Колледж также пытался следить за общением студентов с Богом. Каждый день рано утром зве­нел звонок, призывая нас проснуться и уделить время личным молитвам и размышлениям. Если кого-то заставали в это время спящим, то ему приходилось написать реферат по какой-нибудь книге, вроде «Христианские секреты счастливой жизни». Интересно, понимала ли администрация далеко идущие последствия того, что подобные книги воспринимались как наказание?

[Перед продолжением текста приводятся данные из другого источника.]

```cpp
int gs_map_prepare_ex(int64_t v, const int32_t* v_dev, const float* points, int32_t width, int32_t height,
                      const GsRasterConfig* cfg, int64_t k_capacity, int32_t* tile_ranges, int32_t* counts_out,
                      int32_t* counts_host, int32_t* tile_order, const GsRowShard* shard, void* scratch,
                      int64_t scratch_bytes, int binned, void* stream) {
  MapArgs a;
  if (int rc = fill_args(a, v, points, nullptr, width, height, cfg, 0, shard)) return rc;
  a.v_dev = v_dev;
  GS_REQUIRE(a.sh.local_rows > 0, GS_ERR_INVALID_ARGUMENT, "gs_map_prepare: the shard owns no tile row");
  const int num_tiles = a.tiles_wide * a.sh.local_rows;
  GS_REQUIRE(tile_ranges && counts_out && scratch, GS_ERR_INVALID_ARGUMENT, "gs_map_prepare: NULL buffer");
  GS_REQUIRE(scratch_bytes >= gs_map_scratch_bytes(v, num_tiles), GS_ERR_SCRATCH_TOO_SMALL,
             "gs_map_prepare: scratch %lld < %lld bytes", (long long)scratch_bytes,
             (long long)gs_map_scratch_bytes(v, num_tiles));
  GS_REQUIRE(num_tiles <= (1 << 20), GS_ERR_UNSUPPORTED, "gs_map_prepare: %d tiles (limit 2^20)", num_tiles);
  hipStream_t s = static_cast<hipStream_t>(stream);
  const MapScratch m = carve(scratch, v, num_tiles);
  int* hist = m.hist;
  int* cursors = m.cursors;
  const RegionGrid rg = make_grid(a);
  GS_REQUIRE(rg.num_regions <= MAX_REGIONS && rg.win * rg.win * 8 <= 65536, GS_ERR_UNSUPPORTED,
             "gs_map_prepare: tile grid %dx%d needs %d regions of edge %d", rg.tiles_x, rg.tiles_y, rg.num_regions,
             rg.rg);
  if (v == 0)
    if (int rc = gs_memset_async(hist, size_t(num_tiles) * 4, s, "gs_map_prepare: hipMemsetAsync failed")) return rc;
  if (v > 0) {
    GS_REQUIRE(points, GS_ERR_INVALID_ARGUMENT, "gs_map_prepare: points is NULL");
    const unsigned vb = unsigned(gs_div_up(v, BIN));
    const bool atomics = bin_with_atomics(vb, rg);
    if (!binned) {
      if (atomics)
        if (int rc = gs_memset_async(m.region_count, size_t(MAX_REGIONS + 1) * 4, s,
                                     "gs_map_prepare: hipMemsetAsync failed"))
          return rc;
      hipLaunchKernelGGL(region_count_kernel, dim3(vb), dim3(BIN), 0, s, a, rg, int(vb), m.region_of, m.part,
                         m.touched_blocks, m.block_start, atomics ? m.region_count : nullptr);
    }
    if (!atomics) {
      hipLaunchKernelGGL(region_part_scan_kernel, dim3(rg.num_regions), dim3(1024), 0, s, int(vb), m.part,
                         m.region_count);
      hipLaunchKernelGGL(region_scan_kernel, dim3(1), dim3(1024), 0, s, rg.num_regions, m.region_count,
                         m.region_start, m.chunk_start);
    }
    hipLaunchKernelGGL(region_scatter_kernel, dim3(vb), dim3(BIN), 0, s, rg, int(vb), m.region_of, m.part,
                       m.region_count, m.region_start, m.chunk_start, m.block_start, m.order, hist, num_tiles,
                       atomics ? 0 : 1);
    hipLaunchKernelGGL(count_binned_kernel, dim3(unsigned(gs_div_up(v, CHUNK)) + unsigned(rg.num_regions)), dim3(CHUNK),
                       size_t(rg.win) * rg.win * 4, s, a, rg, m.order,
                       m.region_start, m.chunk_start, hist, m.qcache);
    GS_CHECK_LAUNCH("gs_map_prepare/count");
  }
  hipLaunchKernelGGL(map_scan_kernel, dim3(tile_order ? 2 : 1), dim3(1024), 0, s, num_tiles, hist,
                     reinterpret_cast<int2*>(tile_ranges), cursors, counts_out, k_capacity, tile_order, v_dev,
                     counts_host, v > 0 ? m.region_start + rg.num_regions : nullptr);
  GS_CHECK_LAUNCH("gs_map_prepare/scan");
  return GS_OK;
}

extern "C" int gs_map_finish(int64_t v, const int32_t* v_dev, int64_t k, int32_t max_tile_count, const float* points,
                             const float* depth, int32_t width, int32_t height, const GsRasterConfig* cfg,
                             int32_t use_depth16, const int32_t* tile_ranges, int32_t* overlap_to_point,
                             uint64_t* sorted_keys, void* pair_scratch, const GsRowShard* shard, void* scratch,
                             int64_t scratch_bytes, void* stream) {
  MapArgs a;
  if (int rc = fill_args(a, v, points, depth, width, height, cfg, use_depth16, shard)) return rc;
  a.v_dev = v_dev;
  if (k == 0 || v == 0) return GS_OK;
  const int num_tiles = a.tiles_wide * a.sh.local_rows;
  GS_REQUIRE(points && depth && tile_ranges && overlap_to_point && pair_scratch && scratch, GS_ERR_INVALID_ARGUMENT,
             "gs_map_finish: NULL buffer");
  GS_REQUIRE(scratch_bytes >= gs_map_scratch_bytes(v, num_tiles), GS_ERR_SCRATCH_TOO_SMALL,
             "gs_map_finish: scratch too small");
  hipStream_t s = static_cast<hipStream_t>(stream);
  const MapScratch m = carve(scratch, v, num_tiles);
  int* cursors = m.cursors;
  const RegionGrid rg = make_grid(a);
  uint64_t* pairs = static_cast<uint64_t*>(pair_scratch);
  hipLaunchKernelGGL(emit_binned_kernel, dim3(unsigned(gs_div_up(v, CHUNK)) + unsigned(rg.num_regions)), dim3(CHUNK),
                     size_t(rg.win) * rg.win * 8, s,
                     a, rg, m.order, m.region_start, m.chunk_start, cursors, pairs, m.qcache);
  GS_CHECK_LAUNCH("gs_map_finish/emit");
  return gs_map_sort_tiles(num_tiles, tile_ranges, pairs, overlap_to_point, sorted_keys, use_depth16, max_tile_count, s);
}
```

Baseline: 4001.

## Bin gaussians into region-contiguous records with run table instead of index order

Replaces the count/part-scan/scatter binning pipeline with a single bin pass that writes each workgroup's gaussians, grouped by region, as packed 32-byte records plus depth keys. A new runs kernel scans per-region run lengths and emits chunk descriptors, so downstream count/emit kernels read contiguous records rather than gathering through an order index. The emit step can then use the precomputed NDC depth key instead of reading depth separately. This cuts kernel launches and random gathers, at the cost of extra scratch memory for duplicated rows and a per-chunk binary search over runs.

```diff
diff --git a/taichi_gaussian_rasterizer_amd/csrc/frame.cpp b/taichi_gaussian_rasterizer_amd/csrc/frame.cpp
--- a/taichi_gaussian_rasterizer_amd/csrc/frame.cpp
+++ b/taichi_gaussian_rasterizer_amd/csrc/frame.cpp
@@ -249,9 +249,9 @@
   }
   const int32_t tile_hint = f->max_tile_hint > 0 ? -f->max_tile_hint : 0;
   tm.mark(GS_FWD_MAP_FINISH, 0, stream);
-  if ((rc = gs_map_finish(d.n, v_dev, f->k_capacity, tile_hint, points, ndc, f->width, f->height, cfg, f->use_depth16,
-                          tile_ranges, o2p, nullptr, at<char>(scratch, L.s_pairs), shard, stage, map_bytes,
-                          stream)))
+  if ((rc = gs_map_finish_ex(d.n, v_dev, f->k_capacity, tile_hint, points, ndc, f->width, f->height, cfg,
+                             f->use_depth16, tile_ranges, o2p, nullptr, at<char>(scratch, L.s_pairs), shard, stage,
+                             map_bytes, 1, stream)))
     return rc;
   tm.mark(GS_FWD_MAP_FINISH, 1, stream);
   tm.mark(GS_FWD_RASTER, 0, stream);
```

Одни студенты бросали колледж, другие иде­ально соблюдали правила, а третьи учились обхо­дить их, ведя двойную жизнь. Я пережил это, отчасти благодаря воззрениям, которые приобрел, читая классический труд Ирвинга Гоффмана «Зак­рытые институты». Великий социолог изучал це­лый ряд заведений, которые он называл «закры­тыми заведениями», включая монастыри, частные пансионы, психиатрические больницы, тюрьмы и военные училища. Каждое из них имело длинный список обязательных правил, направленных на уничто­жение личности человека, которые использовались, чтобы подавить индивидуальность и заставить че­ловека подчиняться. Каждое представляло собой прекрасно отлаженную систему не-благодати.

Книга Гоффмана помогла мне взглянуть на биб­лейский колледж и на фундаментализм вообще как на контролируемую окружающую среду, как на субкультуру. Я испытывал негодование по по­воду этой среды, но теперь начал понимать, что каждый из нас растет в той или иной субкультуре. Некоторые из них (хасидские евреи, мусульманские фундаменталисты) гораздо более авторитар­ны, чем южные фундаменталисты; некоторые (го­родские банды, реакционные группы народного ополчения) гораздо более опасны; некоторые (суб­культура видеоигр/Эм-Ти-Ви) кажутся безобидны­ми, но могут на поверку оказаться коварными. Мое неприятие фундаментализма пошло на убыль, когда я увидел альтернативы.

Я стал рассматривать библейский колледж как своего рода академию.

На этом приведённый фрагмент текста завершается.